Required action: Among the lines below, return each one that contains the word "volatile".

Saved data entries:
***
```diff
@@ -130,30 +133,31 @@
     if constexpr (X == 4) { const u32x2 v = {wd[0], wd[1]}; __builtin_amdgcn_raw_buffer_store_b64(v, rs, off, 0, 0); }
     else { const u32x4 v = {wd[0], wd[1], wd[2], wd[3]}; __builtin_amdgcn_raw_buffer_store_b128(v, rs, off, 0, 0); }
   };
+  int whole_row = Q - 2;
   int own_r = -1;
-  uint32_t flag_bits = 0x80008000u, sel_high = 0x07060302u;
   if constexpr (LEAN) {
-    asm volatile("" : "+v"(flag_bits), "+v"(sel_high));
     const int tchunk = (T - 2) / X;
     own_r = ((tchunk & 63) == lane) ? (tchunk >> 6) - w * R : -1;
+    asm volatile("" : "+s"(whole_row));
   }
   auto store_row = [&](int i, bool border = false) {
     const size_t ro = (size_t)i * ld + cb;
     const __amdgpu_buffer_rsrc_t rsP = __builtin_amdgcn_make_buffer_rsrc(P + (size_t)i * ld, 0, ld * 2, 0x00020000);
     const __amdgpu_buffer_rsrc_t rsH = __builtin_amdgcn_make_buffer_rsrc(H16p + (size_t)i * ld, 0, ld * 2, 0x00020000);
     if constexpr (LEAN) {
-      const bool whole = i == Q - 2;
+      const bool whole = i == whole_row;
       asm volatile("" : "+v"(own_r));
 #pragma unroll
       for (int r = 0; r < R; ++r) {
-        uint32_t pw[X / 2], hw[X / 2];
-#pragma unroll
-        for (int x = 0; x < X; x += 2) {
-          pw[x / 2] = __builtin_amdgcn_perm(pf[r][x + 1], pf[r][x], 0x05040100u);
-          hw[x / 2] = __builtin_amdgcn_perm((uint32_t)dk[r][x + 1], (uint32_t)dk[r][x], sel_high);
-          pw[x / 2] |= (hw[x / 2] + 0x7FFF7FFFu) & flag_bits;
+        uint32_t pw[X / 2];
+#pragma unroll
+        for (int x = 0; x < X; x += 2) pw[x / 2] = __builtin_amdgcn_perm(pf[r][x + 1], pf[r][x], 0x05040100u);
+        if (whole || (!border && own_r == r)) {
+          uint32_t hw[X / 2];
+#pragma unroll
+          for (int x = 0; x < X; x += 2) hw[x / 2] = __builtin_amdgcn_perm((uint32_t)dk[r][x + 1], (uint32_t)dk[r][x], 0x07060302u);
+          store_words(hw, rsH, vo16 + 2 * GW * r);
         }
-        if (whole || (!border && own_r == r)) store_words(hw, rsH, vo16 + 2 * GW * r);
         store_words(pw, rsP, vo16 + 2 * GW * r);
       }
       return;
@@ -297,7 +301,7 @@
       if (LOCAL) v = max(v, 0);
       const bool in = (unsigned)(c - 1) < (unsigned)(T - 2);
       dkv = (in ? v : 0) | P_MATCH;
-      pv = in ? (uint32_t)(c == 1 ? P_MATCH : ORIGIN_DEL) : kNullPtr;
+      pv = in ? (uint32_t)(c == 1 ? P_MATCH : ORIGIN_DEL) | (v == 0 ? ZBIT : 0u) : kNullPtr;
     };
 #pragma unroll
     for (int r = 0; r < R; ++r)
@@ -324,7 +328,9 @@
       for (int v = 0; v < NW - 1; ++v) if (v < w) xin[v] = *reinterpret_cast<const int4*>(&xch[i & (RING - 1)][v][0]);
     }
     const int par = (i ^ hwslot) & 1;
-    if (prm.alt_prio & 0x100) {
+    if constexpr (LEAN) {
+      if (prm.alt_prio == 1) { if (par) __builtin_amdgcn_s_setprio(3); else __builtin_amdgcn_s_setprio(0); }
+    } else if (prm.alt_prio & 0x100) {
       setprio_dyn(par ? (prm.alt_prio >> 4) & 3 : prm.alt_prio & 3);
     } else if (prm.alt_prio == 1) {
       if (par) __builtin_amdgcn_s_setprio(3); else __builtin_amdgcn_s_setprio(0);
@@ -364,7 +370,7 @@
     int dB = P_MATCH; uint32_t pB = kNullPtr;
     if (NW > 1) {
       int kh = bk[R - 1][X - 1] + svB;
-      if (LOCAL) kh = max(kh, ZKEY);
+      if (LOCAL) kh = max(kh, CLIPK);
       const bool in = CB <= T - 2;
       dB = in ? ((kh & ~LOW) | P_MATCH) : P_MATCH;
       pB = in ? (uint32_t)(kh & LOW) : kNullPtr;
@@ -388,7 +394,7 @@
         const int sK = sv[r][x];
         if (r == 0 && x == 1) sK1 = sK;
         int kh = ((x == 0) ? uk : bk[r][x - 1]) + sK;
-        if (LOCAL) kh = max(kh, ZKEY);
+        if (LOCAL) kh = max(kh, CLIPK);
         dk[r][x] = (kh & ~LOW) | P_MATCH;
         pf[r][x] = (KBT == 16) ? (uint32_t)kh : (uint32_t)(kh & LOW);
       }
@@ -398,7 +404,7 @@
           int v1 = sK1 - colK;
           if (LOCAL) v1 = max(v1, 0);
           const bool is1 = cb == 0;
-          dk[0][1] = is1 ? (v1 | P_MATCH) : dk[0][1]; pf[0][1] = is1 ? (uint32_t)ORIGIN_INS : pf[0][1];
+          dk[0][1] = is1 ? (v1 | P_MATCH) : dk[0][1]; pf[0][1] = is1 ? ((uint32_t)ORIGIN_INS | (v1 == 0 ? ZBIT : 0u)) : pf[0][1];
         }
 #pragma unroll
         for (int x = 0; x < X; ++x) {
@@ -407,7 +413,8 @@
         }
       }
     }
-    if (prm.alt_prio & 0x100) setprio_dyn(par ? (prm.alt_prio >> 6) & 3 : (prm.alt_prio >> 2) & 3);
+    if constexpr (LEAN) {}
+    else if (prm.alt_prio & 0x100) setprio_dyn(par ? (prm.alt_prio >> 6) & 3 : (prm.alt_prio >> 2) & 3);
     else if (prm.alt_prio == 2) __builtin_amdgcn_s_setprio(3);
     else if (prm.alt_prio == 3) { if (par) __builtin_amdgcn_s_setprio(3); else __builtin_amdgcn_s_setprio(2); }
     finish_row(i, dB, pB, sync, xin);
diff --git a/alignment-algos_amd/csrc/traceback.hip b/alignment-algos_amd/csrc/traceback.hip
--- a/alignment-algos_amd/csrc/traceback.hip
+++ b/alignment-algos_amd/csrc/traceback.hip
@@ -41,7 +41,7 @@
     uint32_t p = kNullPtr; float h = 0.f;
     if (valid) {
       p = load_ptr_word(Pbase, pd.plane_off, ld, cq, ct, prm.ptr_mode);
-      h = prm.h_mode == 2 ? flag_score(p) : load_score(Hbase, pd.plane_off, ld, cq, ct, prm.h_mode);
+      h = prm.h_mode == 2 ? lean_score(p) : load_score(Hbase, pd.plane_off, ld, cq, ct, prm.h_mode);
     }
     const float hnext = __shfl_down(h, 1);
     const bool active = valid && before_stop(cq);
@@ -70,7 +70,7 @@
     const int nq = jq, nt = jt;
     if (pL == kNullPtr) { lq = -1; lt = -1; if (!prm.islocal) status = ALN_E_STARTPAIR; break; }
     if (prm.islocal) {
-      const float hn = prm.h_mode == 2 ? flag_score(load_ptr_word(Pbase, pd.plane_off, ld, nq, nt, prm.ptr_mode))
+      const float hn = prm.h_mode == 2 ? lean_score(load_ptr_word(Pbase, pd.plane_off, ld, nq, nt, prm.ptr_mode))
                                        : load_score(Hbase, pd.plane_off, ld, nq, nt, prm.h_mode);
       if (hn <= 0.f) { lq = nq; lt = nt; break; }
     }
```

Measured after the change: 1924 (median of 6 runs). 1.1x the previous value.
***
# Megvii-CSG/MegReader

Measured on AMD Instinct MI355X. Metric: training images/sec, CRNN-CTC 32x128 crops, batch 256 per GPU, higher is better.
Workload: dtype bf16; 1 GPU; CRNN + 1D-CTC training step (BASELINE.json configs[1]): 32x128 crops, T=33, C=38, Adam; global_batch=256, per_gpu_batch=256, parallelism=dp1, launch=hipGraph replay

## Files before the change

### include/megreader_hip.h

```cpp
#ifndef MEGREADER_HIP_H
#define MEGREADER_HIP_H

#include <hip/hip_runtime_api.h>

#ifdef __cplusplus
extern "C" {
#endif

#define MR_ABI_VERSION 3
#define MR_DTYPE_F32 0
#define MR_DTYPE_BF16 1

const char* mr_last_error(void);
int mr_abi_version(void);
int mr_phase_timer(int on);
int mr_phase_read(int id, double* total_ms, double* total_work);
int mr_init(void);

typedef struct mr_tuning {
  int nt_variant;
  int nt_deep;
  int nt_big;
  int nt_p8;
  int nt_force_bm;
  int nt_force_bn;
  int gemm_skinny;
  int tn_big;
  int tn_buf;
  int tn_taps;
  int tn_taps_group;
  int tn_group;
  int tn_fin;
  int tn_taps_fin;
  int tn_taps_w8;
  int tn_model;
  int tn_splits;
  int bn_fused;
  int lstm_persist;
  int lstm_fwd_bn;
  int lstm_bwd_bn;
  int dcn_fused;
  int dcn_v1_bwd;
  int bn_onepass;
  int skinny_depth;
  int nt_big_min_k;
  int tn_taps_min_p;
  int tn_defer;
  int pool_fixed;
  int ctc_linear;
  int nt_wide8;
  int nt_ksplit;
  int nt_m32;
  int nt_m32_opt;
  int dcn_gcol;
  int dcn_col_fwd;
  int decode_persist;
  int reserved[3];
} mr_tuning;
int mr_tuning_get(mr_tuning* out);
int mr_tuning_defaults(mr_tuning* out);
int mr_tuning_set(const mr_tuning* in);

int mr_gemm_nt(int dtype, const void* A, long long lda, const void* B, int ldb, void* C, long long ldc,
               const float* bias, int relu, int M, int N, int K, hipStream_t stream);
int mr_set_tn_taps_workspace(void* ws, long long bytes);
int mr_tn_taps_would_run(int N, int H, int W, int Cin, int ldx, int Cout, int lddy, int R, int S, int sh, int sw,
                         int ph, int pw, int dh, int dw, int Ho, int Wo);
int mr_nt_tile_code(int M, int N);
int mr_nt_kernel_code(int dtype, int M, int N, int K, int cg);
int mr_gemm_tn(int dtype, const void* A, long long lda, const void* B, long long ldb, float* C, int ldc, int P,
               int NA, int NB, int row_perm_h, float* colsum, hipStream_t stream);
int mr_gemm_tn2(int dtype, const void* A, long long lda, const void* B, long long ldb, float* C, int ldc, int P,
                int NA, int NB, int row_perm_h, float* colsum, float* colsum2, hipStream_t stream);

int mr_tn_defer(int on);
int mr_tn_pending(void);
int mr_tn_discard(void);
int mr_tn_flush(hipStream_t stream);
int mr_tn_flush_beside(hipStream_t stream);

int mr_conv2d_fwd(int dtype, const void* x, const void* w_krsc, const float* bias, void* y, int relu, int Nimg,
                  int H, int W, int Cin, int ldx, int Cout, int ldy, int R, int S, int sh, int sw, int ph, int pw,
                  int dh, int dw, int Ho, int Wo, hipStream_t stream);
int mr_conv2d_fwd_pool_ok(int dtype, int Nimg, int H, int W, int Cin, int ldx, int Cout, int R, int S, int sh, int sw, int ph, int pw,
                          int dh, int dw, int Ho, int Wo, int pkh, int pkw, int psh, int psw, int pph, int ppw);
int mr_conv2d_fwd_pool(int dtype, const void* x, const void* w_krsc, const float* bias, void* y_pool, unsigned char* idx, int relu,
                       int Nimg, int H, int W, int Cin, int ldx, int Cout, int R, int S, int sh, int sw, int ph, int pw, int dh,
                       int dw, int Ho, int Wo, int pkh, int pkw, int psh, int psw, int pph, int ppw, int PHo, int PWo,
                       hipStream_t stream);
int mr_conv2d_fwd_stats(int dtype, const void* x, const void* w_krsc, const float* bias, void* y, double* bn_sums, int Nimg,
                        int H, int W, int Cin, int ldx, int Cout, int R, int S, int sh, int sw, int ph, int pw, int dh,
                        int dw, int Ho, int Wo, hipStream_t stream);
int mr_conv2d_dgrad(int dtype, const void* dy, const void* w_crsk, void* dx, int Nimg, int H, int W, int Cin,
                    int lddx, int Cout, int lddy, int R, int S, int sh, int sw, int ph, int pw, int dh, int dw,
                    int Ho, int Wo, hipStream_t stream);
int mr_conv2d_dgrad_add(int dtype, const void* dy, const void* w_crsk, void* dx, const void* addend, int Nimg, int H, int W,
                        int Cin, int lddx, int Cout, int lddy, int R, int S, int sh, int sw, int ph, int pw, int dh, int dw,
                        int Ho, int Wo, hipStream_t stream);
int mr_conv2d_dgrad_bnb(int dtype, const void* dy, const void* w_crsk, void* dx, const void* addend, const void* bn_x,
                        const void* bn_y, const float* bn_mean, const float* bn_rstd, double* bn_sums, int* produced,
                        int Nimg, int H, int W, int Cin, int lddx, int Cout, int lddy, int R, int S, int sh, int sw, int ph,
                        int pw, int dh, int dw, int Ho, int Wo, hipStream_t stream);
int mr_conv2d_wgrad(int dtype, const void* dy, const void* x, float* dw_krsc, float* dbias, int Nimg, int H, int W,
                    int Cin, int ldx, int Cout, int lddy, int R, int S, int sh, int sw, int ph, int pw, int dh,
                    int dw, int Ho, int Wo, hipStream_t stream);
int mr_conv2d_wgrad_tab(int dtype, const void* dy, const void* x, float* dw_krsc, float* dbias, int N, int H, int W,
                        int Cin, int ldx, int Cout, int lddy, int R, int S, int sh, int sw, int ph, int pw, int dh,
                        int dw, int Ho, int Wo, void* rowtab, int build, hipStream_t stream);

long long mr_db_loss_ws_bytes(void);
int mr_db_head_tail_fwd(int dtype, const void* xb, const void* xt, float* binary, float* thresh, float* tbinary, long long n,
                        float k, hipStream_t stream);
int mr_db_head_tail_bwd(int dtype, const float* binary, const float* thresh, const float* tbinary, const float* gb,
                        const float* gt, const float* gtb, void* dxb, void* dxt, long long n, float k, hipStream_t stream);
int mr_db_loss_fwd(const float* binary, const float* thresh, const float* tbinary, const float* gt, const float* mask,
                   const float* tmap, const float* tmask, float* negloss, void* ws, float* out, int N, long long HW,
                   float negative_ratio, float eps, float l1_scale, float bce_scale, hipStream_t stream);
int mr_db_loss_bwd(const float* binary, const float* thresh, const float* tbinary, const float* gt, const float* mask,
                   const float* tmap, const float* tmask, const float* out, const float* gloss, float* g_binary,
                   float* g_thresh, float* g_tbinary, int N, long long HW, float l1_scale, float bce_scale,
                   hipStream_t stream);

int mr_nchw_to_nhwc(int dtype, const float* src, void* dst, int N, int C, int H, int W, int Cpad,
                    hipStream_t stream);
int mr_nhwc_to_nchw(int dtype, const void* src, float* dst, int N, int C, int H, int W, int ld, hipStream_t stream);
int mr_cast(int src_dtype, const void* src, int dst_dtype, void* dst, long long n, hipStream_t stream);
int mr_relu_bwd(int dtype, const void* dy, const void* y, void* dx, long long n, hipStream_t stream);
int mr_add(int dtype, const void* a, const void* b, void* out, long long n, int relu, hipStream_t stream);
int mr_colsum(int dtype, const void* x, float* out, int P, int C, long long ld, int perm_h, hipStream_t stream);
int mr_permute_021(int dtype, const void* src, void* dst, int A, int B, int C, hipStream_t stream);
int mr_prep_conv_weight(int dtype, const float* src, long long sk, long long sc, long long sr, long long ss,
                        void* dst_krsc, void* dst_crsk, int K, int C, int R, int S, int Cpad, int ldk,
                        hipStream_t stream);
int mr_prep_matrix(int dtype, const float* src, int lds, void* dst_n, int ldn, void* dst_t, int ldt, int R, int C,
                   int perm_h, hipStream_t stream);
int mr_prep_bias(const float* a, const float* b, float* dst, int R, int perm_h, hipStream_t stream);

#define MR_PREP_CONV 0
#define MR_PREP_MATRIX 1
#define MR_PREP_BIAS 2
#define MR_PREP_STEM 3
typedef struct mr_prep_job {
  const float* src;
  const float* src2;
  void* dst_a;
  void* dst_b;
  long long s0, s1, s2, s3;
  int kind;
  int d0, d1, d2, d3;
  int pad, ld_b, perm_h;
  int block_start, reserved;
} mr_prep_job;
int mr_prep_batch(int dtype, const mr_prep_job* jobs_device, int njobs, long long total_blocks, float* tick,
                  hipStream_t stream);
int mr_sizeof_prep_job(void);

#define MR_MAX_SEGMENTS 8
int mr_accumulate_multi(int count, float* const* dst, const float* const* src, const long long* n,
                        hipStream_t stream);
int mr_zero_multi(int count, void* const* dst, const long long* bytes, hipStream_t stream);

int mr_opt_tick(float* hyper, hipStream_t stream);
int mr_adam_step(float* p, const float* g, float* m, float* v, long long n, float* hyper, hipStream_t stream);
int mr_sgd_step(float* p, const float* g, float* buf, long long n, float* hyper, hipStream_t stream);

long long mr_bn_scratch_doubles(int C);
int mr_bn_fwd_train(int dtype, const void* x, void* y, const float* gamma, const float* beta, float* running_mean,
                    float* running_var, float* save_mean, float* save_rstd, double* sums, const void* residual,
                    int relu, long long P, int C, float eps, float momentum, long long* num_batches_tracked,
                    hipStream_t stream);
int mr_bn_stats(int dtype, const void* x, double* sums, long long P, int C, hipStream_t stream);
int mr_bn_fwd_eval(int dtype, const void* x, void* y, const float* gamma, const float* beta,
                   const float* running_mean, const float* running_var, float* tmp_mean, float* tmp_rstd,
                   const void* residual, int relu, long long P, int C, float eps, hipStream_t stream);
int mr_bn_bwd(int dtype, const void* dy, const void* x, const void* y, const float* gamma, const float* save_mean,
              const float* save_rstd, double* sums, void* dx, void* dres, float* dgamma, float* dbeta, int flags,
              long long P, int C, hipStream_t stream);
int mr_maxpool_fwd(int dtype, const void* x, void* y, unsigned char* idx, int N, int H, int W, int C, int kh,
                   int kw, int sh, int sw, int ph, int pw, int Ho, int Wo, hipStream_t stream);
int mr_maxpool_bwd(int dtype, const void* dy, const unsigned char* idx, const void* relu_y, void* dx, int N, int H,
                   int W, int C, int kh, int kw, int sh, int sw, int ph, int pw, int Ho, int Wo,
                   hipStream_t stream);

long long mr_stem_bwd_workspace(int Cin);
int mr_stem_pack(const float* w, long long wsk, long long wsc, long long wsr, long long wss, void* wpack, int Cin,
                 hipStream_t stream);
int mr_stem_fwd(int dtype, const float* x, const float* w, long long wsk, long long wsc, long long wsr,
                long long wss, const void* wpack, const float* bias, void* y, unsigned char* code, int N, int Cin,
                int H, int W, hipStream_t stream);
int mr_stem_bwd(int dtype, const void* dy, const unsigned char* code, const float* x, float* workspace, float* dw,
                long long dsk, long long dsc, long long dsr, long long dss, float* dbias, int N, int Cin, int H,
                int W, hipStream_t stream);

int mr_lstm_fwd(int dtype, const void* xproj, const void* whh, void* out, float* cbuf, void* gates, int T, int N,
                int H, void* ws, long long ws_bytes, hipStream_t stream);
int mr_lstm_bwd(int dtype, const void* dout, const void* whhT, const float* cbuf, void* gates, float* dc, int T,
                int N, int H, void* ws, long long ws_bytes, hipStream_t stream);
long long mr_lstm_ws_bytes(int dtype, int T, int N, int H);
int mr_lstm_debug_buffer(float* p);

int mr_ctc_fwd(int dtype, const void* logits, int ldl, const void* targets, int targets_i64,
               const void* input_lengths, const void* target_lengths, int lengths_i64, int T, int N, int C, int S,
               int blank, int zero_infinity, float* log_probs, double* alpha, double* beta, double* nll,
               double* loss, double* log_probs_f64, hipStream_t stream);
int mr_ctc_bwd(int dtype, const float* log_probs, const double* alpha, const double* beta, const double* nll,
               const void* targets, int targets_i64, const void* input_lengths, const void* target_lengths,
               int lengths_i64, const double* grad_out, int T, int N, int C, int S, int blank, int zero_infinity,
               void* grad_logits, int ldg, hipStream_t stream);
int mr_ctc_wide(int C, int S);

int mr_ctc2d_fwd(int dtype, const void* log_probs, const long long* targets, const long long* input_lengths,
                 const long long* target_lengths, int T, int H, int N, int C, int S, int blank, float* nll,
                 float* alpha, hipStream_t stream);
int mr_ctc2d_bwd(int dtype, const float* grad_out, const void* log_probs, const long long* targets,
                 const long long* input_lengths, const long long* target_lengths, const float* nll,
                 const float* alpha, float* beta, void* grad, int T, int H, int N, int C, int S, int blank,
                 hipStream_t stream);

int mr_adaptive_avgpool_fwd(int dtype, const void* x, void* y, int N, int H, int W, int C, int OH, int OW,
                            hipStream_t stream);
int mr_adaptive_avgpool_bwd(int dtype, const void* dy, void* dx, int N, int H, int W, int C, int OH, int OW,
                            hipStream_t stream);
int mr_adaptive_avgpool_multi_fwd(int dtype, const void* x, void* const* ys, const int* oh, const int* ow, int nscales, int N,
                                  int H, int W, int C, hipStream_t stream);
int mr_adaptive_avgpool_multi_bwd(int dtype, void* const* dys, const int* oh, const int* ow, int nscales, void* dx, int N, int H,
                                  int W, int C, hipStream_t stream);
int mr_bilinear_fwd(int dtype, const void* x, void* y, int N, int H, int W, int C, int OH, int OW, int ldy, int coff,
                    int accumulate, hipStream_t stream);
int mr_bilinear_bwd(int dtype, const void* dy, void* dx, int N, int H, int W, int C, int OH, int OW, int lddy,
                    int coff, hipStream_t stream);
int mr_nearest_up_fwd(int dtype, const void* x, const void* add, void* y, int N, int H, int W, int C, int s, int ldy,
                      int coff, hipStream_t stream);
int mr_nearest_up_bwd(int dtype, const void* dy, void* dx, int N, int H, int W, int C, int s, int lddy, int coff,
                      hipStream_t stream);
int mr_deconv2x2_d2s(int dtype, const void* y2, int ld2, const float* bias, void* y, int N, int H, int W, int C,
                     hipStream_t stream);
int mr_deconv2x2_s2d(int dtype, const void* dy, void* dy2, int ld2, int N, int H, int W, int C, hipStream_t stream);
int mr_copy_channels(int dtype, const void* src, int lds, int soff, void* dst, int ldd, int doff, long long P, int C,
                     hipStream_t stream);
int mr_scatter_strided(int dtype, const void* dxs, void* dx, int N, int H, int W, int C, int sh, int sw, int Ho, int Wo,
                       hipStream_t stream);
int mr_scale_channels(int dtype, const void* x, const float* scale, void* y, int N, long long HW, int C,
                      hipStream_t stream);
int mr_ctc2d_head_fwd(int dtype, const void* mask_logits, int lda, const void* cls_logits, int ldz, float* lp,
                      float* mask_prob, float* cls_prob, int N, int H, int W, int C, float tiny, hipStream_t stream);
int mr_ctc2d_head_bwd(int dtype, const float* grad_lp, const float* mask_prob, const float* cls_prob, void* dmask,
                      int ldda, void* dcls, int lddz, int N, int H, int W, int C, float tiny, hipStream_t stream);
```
***
Problem solution:
-    asm volatile("" : "+v"(flag_bits), "+v"(sel_high));
+    asm volatile("" : "+s"(whole_row));
       asm volatile("" : "+v"(own_r));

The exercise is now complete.